Derek slanted a look down at the ground, not
wanting to look at the card. He felt duly embarrassed and deeply
depressed. It was like scoring on your own goalie by accident.
People wanting to console you would just as soon kick you in the
butt.
"Sawchuk's rookie card ... 1951-52
Parkhearse."
The words escaped Derek's mouth in the
forlorn tone of a eulogy. They had lost the zip and salesmanship
with which he'd hoped to impress the dealer. His father had given
him the card as a Christmas present when Derek was ten. He'd looked
into his Dad's eyes like he'd just been handed the sword from the
stone. It was one of those special moments when he'd seen in his
father's eyes the wisdom ... the guile ... and -- just after the
wink -- the warmth.
His father told him about Terry Sawchuk ...
how the goalie had played for Toronto after breaking in with
Detroit in 1949-50. How Sawchuk played on three Stanley Cup winners
in a 21-year career that spanned four decades. How he'd
accomplished a record that would never be broken ... 103 shut-outs.

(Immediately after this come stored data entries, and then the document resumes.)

#define SEL2_TRIP 256
template <int E, bool RECT, bool VEL, bool DEC>
__device__ __forceinline__ unsigned key_pass(const DevParams& P, const SliceFrame& F, const float* px_row, const float* py_row,
                                             const float* vx_row, const float* vy_row, unsigned* dkey, int n_raw, int n_use,
                                             int n_pad, int lane) {
  const __amdgpu_buffer_rsrc_t rx = __builtin_amdgcn_make_buffer_rsrc(const_cast<float*>(px_row), 0, n_raw * 4, 0x00020000);
  const __amdgpu_buffer_rsrc_t ry = __builtin_amdgcn_make_buffer_rsrc(const_cast<float*>(py_row), 0, n_raw * 4, 0x00020000);
  const __amdgpu_buffer_rsrc_t rvx = __builtin_amdgcn_make_buffer_rsrc(const_cast<float*>(VEL ? vx_row : px_row), 0, n_raw * 4, 0x00020000);
  const __amdgpu_buffer_rsrc_t rvy = __builtin_amdgcn_make_buffer_rsrc(const_cast<float*>(VEL ? vy_row : py_row), 0, n_raw * 4, 0x00020000);
  const float tdt = F.tstep;
  unsigned lmin = 0xFFFFFFFFu;
  for (int n0 = 0; n0 < n_pad; n0 += SEL2_TRIP) {
    float gx[4], gy[4], vx[4], vy[4];
#pragma unroll
    for (int u = 0; u < 4; ++u) {
      const int n = n0 + lane + 64 * u;
      unsigned off = (unsigned)n * 4u;
      if constexpr (DEC) off = (unsigned)src_index(n < n_use ? n : n_use - 1, n_raw, n_use) * 4u;
      gx[u] = __uint_as_float(__builtin_amdgcn_raw_buffer_load_b32(rx, off, 0, 0));
      gy[u] = __uint_as_float(__builtin_amdgcn_raw_buffer_load_b32(ry, off, 0, 0));
      if constexpr (VEL) {
        vx[u] = __uint_as_float(__builtin_amdgcn_raw_buffer_load_b32(rvx, off, 0, 0));
        vy[u] = __uint_as_float(__builtin_amdgcn_raw_buffer_load_b32(rvy, off, 0, 0));
      }
    }
#pragma unroll
    for (int u = 0; u < 4; ++u) {
      const int n = n0 + lane + 64 * u;
      float x = gx[u], y = gy[u];
      if constexpr (VEL) {
        x = __fadd_rn(x, __fmul_rn(tdt, __fmul_rn(vx[u], P.dt32)));
        y = __fadd_rn(y, __fmul_rn(tdt, __fmul_rn(vy[u], P.dt32)));
      }
      const float dx = x - F.tx, dy = y - F.ty;
      const float p0x = fmaf(F.c, dx, F.s * dy), p0y = fmaf(F.c, dy, -(F.s * dx));
      unsigned k = __float_as_uint(geo_key_t<E, RECT>(P, p0x, p0y));
      k = n < n_use ? k : 0xFFFFFFFFu;
      dkey[n] = k;
      lmin = min(lmin, k);
    }
  }
  return lmin;
}
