# ktonal/mimikit

Measured on AMD Instinct MI355X. Metric: audio samples/sec generated (WaveNet 256-ch mu-law, 16kHz), higher is better.
Workload: dtype f32; 1 GPU; wavenet_cfg4: WaveNet blocks=(10, 10, 10) x 256 ch, 1 cond input(s), mu-law-256, 16 kHz; clips_per_gpu=32, global_clips=32, prompt_samples=3072, decode=greedy, parallelism=clip-shard x1

## Files before the change

### mimikit_amd/csrc/gemm.hip

```cpp
#include "mmk_common.h"
#include "plan_util.h"

namespace mmk {

typedef float f32x4 __attribute__((ext_vector_type(4)));
typedef const __attribute__((address_space(1))) f32x4* gf32x4_ptr;

constexpr int kGemmThreads = 512;
constexpr int kGemmBM = 64, kGemmBN = 128;

__global__ __launch_bounds__(kGemmThreads) void gemm_f32_kernel(const float* __restrict__ A, int64_t lda, int64_t a_batch,
                                                                const float* __restrict__ Wp, float* __restrict__ C,
                                                                int64_t ldc, int64_t c_batch, int M, int n_tiles, int N,
                                                                int K, int k_chunks) {
  extern __shared__ __attribute__((aligned(16))) char smem_raw[];
  float* as = reinterpret_cast<float*>(smem_raw);
  const int ldk = k_chunks * 16 + 4;
  const int tid = threadIdx.x, lane = tid & 63;
  const int wave = __builtin_amdgcn_readfirstlane(tid >> 6);
  const int m_first = blockIdx.y * kGemmBM;
  const int tile = blockIdx.x * (kGemmBN / 16) + wave;
  A += (int64_t)blockIdx.z * a_batch;
  C += (int64_t)blockIdx.z * c_batch;
  const int k4 = k_chunks * 4;
// ... 47 lines not shown
      for (int i = 0; i < 4; ++i) if (col0 + c + i < N) dst[i] = v[i];
  }
}

int launch_gemm_f32(const float* A, int64_t lda, int64_t a_batch, const float* Wp, int n_tiles, int k_chunks, int N, int K,
                    float* C, int64_t ldc, int64_t c_batch, int M, int batch, hipStream_t stream) {
  if (M <= 0 || batch <= 0 || n_tiles <= 0) return MMK_OK;
  size_t lds = (size_t)kGemmBM * (k_chunks * 16 + 4) * sizeof(float);
  const size_t lds_out = (size_t)kGemmBM * (kGemmBN + 4) * sizeof(float);
  if (lds < lds_out) lds = lds_out;
  if (lds > 160 * 1024) return fail(MMK_ERR_UNSUPPORTED, "gemm: K=%d does not fit the LDS stage", K);
  if ((lda % 4) != 0 || (reinterpret_cast<uintptr_t>(A) & 15) != 0) return fail(MMK_ERR_UNSUPPORTED, "gemm: A must be 16-byte aligned with lda %% 4 == 0");
  dim3 grid((n_tiles + kGemmBN / 16 - 1) / (kGemmBN / 16), (M + kGemmBM - 1) / kGemmBM, batch), block(kGemmThreads);
  hipLaunchKernelGGL(gemm_f32_kernel, grid, block, lds, stream, A, lda, a_batch, Wp, C, ldc, c_batch, M, n_tiles, N, K, k_chunks);
  MMK_HIP(hipGetLastError());
  return MMK_OK;
}

constexpr int kTgThreads = 256;
constexpr int kTgBM = 64, kTgBN = 64;
constexpr int kTgCh = 4;
constexpr int kTgLd = kTgCh * 16 + 4;

template <bool WLDS>
__global__ __launch_bounds__(kTgThreads, 2) void gemm_bias_act_kernel(const float* __restrict__ A, int64_t lda, const float* __restrict__ Wp,
                                                                 const float* __restrict__ bias, float* __restrict__ C, int64_t ldc,
                                                                 int M, int n_tiles, int N, int K, int k_chunks, int act, GemmRowMap rm,
                                                                 int k_split, float* __restrict__ partial) {
  extern __shared__ __attribute__((aligned(16))) char smem_raw[];
  float* as = reinterpret_cast<float*>(smem_raw);

  const int tid = threadIdx.x, lane = tid & 63;
  const int wave = __builtin_amdgcn_readfirstlane(tid >> 6);
  const int wm = wave >> 1, wn = wave & 1;
  const int m_first = blockIdx.y * kTgBM;
  const int tile0 = blockIdx.x * (kTgBN / 16) + wn * 2;
  const int a_row = 16 * wave + (lane >> 4) + 4 * ((lane >> 2) & 3), a_col = (lane & 3) * 4;
  const int r0 = m_first + a_row;
  const float* a0 = A + (int64_t)(r0 < M ? r0 : M - 1) * lda + a_col;
  f32x4 va[kTgCh];
  auto load_a = [&](int stage) {
#pragma unroll
    for (int cc = 0; cc < kTgCh; ++cc) {
      const int c = stage * kTgCh + cc;
      const int k = c * 16 + a_col;
      if (k + 3 < K) {
        va[cc] = *reinterpret_cast<const f32x4*>(a0 + c * 16);
      } else {
        for (int i = 0; i < 4; ++i) va[cc][i] = k + i < K ? a0[c * 16 + i] : 0.f;
      }
    }
  };
  auto store_a = [&](int buf) {
    float* dst = as + buf * (kTgBM * kTgLd);
#pragma unroll
    for (int cc = 0; cc < kTgCh; ++cc) {
      *reinterpret_cast<f32x4*>(dst + a_row * kTgLd + cc * 16 + a_col) = va[cc];
    }
  };
  const int t0 = tile0 < n_tiles ? tile0 : n_tiles - 1, t1 = tile0 + 1 < n_tiles ? tile0 + 1 : n_tiles - 1;
  gf32x4_ptr w0 = (gf32x4_ptr)(uintptr_t)Wp + (int64_t)t0 * k_chunks * 64 + lane;
  gf32x4_ptr w1 = (gf32x4_ptr)(uintptr_t)Wp + (int64_t)t1 * k_chunks * 64 + lane;
  f32x4 wc[WLDS ? 1 : kTgCh][2], wx[WLDS ? 1 : kTgCh][2];
  auto load_w = [&](int stage, f32x4 (&w)[WLDS ? 1 : kTgCh][2]) {
    if constexpr (!WLDS) {
#pragma unroll
      for (int cc = 0; cc < kTgCh; ++cc) {
        const int c = stage * kTgCh + cc;
        const int cl = c < k_chunks ? c : k_chunks - 1;
        w[cc][0] = w0[(int64_t)cl * 64];
        w[cc][1] = w1[(int64_t)cl * 64];
      }
    }
  };
  f32x4* ws = reinterpret_cast<f32x4*>(as + 2 * kTgBM * kTgLd);
  const int tl = wn * 2 + wm;
  const int tg = blockIdx.x * (kTgBN / 16) + tl;
// ... 114 lines not shown
  if (rm.group > 0 && i >= rm.kept) return;
  float* dst = rm.group > 0 ? C + (int64_t)g * rm.group_stride + (int64_t)i * rm.row_stride : C + (int64_t)m * ldc;
  for (int col = threadIdx.x; col < N; col += blockDim.x) {
    float v = partial[(int64_t)m * np + col];
    for (int z = 1; z < k_split; ++z) v += partial[((int64_t)z * M + m) * np + col];
    dst[col] = apply_act(v + (bias ? bias[col] : 0.f), act);
  }
}

bool gemm_bias_act_supported(const float* A, int64_t lda, int M, int K) {
  static const int min_m = [] { const char* e = diag_only("MMK_GEMM_MIN_M"); return e ? atoi(e) : 128; }();
  return M >= min_m && K >= 16 && (lda % 4) == 0 && (reinterpret_cast<uintptr_t>(A) & 15) == 0;
}

int gemm_bias_act_k_split(int M, int n_tiles, int k_chunks, int forced = 0) {
  const int wgs = ((n_tiles + kTgBN / 16 - 1) / (kTgBN / 16)) * ((M + kTgBM - 1) / kTgBM);
  const int stages = (k_chunks + kTgCh - 1) / kTgCh;
  int ks = 1;
  while (ks * 2 <= stages && wgs * ks * 2 <= 512 && ks < 8) ks *= 2;
  if (forced > 0) ks = forced < stages ? forced : stages;
  return ks;
}

int64_t gemm_bias_act_partial_floats(int M, int n_tiles, int k_chunks) {
  const int ks = gemm_bias_act_k_split(M, n_tiles, k_chunks);
  return ks > 1 ? (int64_t)ks * M * n_tiles * 16 : 0;
}

int launch_gemm_bias_act(const float* A, int64_t lda, const float* Wp, const float* bias, int n_tiles, int k_chunks, int N, int K, float* C,
                         int64_t ldc, int M, int act, hipStream_t stream, GemmRowMap rm, float* partial, int64_t partial_floats, int forced_k_split) {
  if (M <= 0 || n_tiles <= 0) return MMK_OK;
  if (!gemm_bias_act_supported(A, lda, M, K)) return fail(MMK_ERR_UNSUPPORTED, "gemm_bias_act: needs M >= 128 and a 16-byte aligned A");
  int ks = partial ? gemm_bias_act_k_split(M, n_tiles, k_chunks, forced_k_split) : 1;
  if (ks > 1 && (int64_t)ks * M * n_tiles * 16 > partial_floats) ks = 1;
  dim3 grid((n_tiles + kTgBN / 16 - 1) / (kTgBN / 16), (M + kTgBM - 1) / kTgBM, ks), block(kTgThreads);
  const size_t lds = (size_t)2 * kTgBM * kTgLd * sizeof(float);
  const char* we = diag_only("MMK_GEMM_WLDS");
  if (!(we && we[0] == '0'))
    hipLaunchKernelGGL(gemm_bias_act_kernel<true>, grid, block, lds + (size_t)2 * 4 * kTgCh * 64 * 16, stream, A, lda, Wp, bias, C, ldc, M, n_tiles, N, K,
                       k_chunks, act, rm, ks, partial);
  else
    hipLaunchKernelGGL(gemm_bias_act_kernel<false>, grid, block, lds, stream, A, lda, Wp, bias, C, ldc, M, n_tiles, N, K, k_chunks, act, rm, ks, partial);
  MMK_HIP(hipGetLastError());
  if (ks > 1) {
    hipLaunchKernelGGL(gemm_split_reduce_kernel, dim3(M), dim3(256), 0, stream, partial, ks, M, n_tiles * 16, N, bias, C, ldc, act, rm);
    MMK_HIP(hipGetLastError());
  }
  return MMK_OK;
}

}

extern "C" int mmk_gemm_f32(const float* a, int64_t lda, int64_t a_batch, const float* packed_w, int32_t n_rows, int32_t k_cols, float* c,
                            int64_t ldc, int64_t c_batch, int32_t m_rows, int32_t batch, mmk_stream_t stream) {
  using namespace mmk;
  if (!a || !packed_w || !c || m_rows <= 0 || n_rows <= 0 || k_cols <= 0 || batch <= 0 || lda < k_cols || ldc < n_rows || a_batch < 0 ||
      c_batch < 0)
    return fail(MMK_ERR_INVALID, "gemm: bad arguments");
  if (batch > 1 && (a_batch % 4) != 0) return fail(MMK_ERR_UNSUPPORTED, "gemm: a_batch %% 4 != 0");
  return launch_gemm_f32(a, lda, a_batch, packed_w, (n_rows + 15) / 16, (k_cols + 15) / 16, n_rows, k_cols, c, ldc, c_batch, m_rows, batch,
                         (hipStream_t)stream);
}

extern "C" int64_t mmk_gemm_partial_floats(int32_t m_rows, int32_t n_rows, int32_t k_cols, int32_t k_split) {
  if (m_rows <= 0 || n_rows <= 0 || k_cols <= 0 || k_split < 0) return 0;
// ... 29 lines not shown
```

### mimikit_amd/csrc/mmk_common.h

```cpp
#pragma once
#include <hip/hip_runtime.h>
#include <stdint.h>
#include <stdio.h>
#include <string>
#include <vector>

#include "../../include/mmk.h"

namespace mmk {

void set_error(const char* fmt, ...);
int fail(int code, const char* fmt, ...);

#define MMK_HIP(call)                                                                         \
  do {                                                                                        \
    hipError_t e__ = (call);                                                                  \
    if (e__ != hipSuccess)                                                                    \
      return ::mmk::fail(MMK_ERR_HIP, "%s failed: %s (%s:%d)", #call, hipGetErrorString(e__), \
                         __FILE__, __LINE__);                                                 \
  } while (0)

#define MMK_TRY(expr)            \
  do {                           \
    int rc__ = (expr);           \
// ... 171 lines not shown
};
int launch_sample(const SampleArgs& a, hipStream_t stream);
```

Then came his untimely death ...
April 29, 1970 ... Sawchuk and teammate Ron
Stewart exit the E & J Pub in Long Beach on Long Island after a
few wobbly pops. On their way home, they get into a heated
argument. They scuffle in the yard of the home they share in nearby
East Atlantic Beach. Terry lands awkwardly and suffers internal
injuries. He dies soon after in the hospital. A career that spanned
1077 games and thousands more sprawls to the ice, ended abruptly
with one in his own front yard.
Derek had sworn he would pass the card on to
his own son. His father had patted him on the head and told him to,
"just have fun with it."
The dealer let out a low whistle. He marveled
at it for a few seconds more and placed it back on the counter.
Swanson inspected the card more for show than anything else. He
knew he could turn this card into fifteen hundred dollars quicker
than a twenty-dollar trifecta trottin' down the home stretch.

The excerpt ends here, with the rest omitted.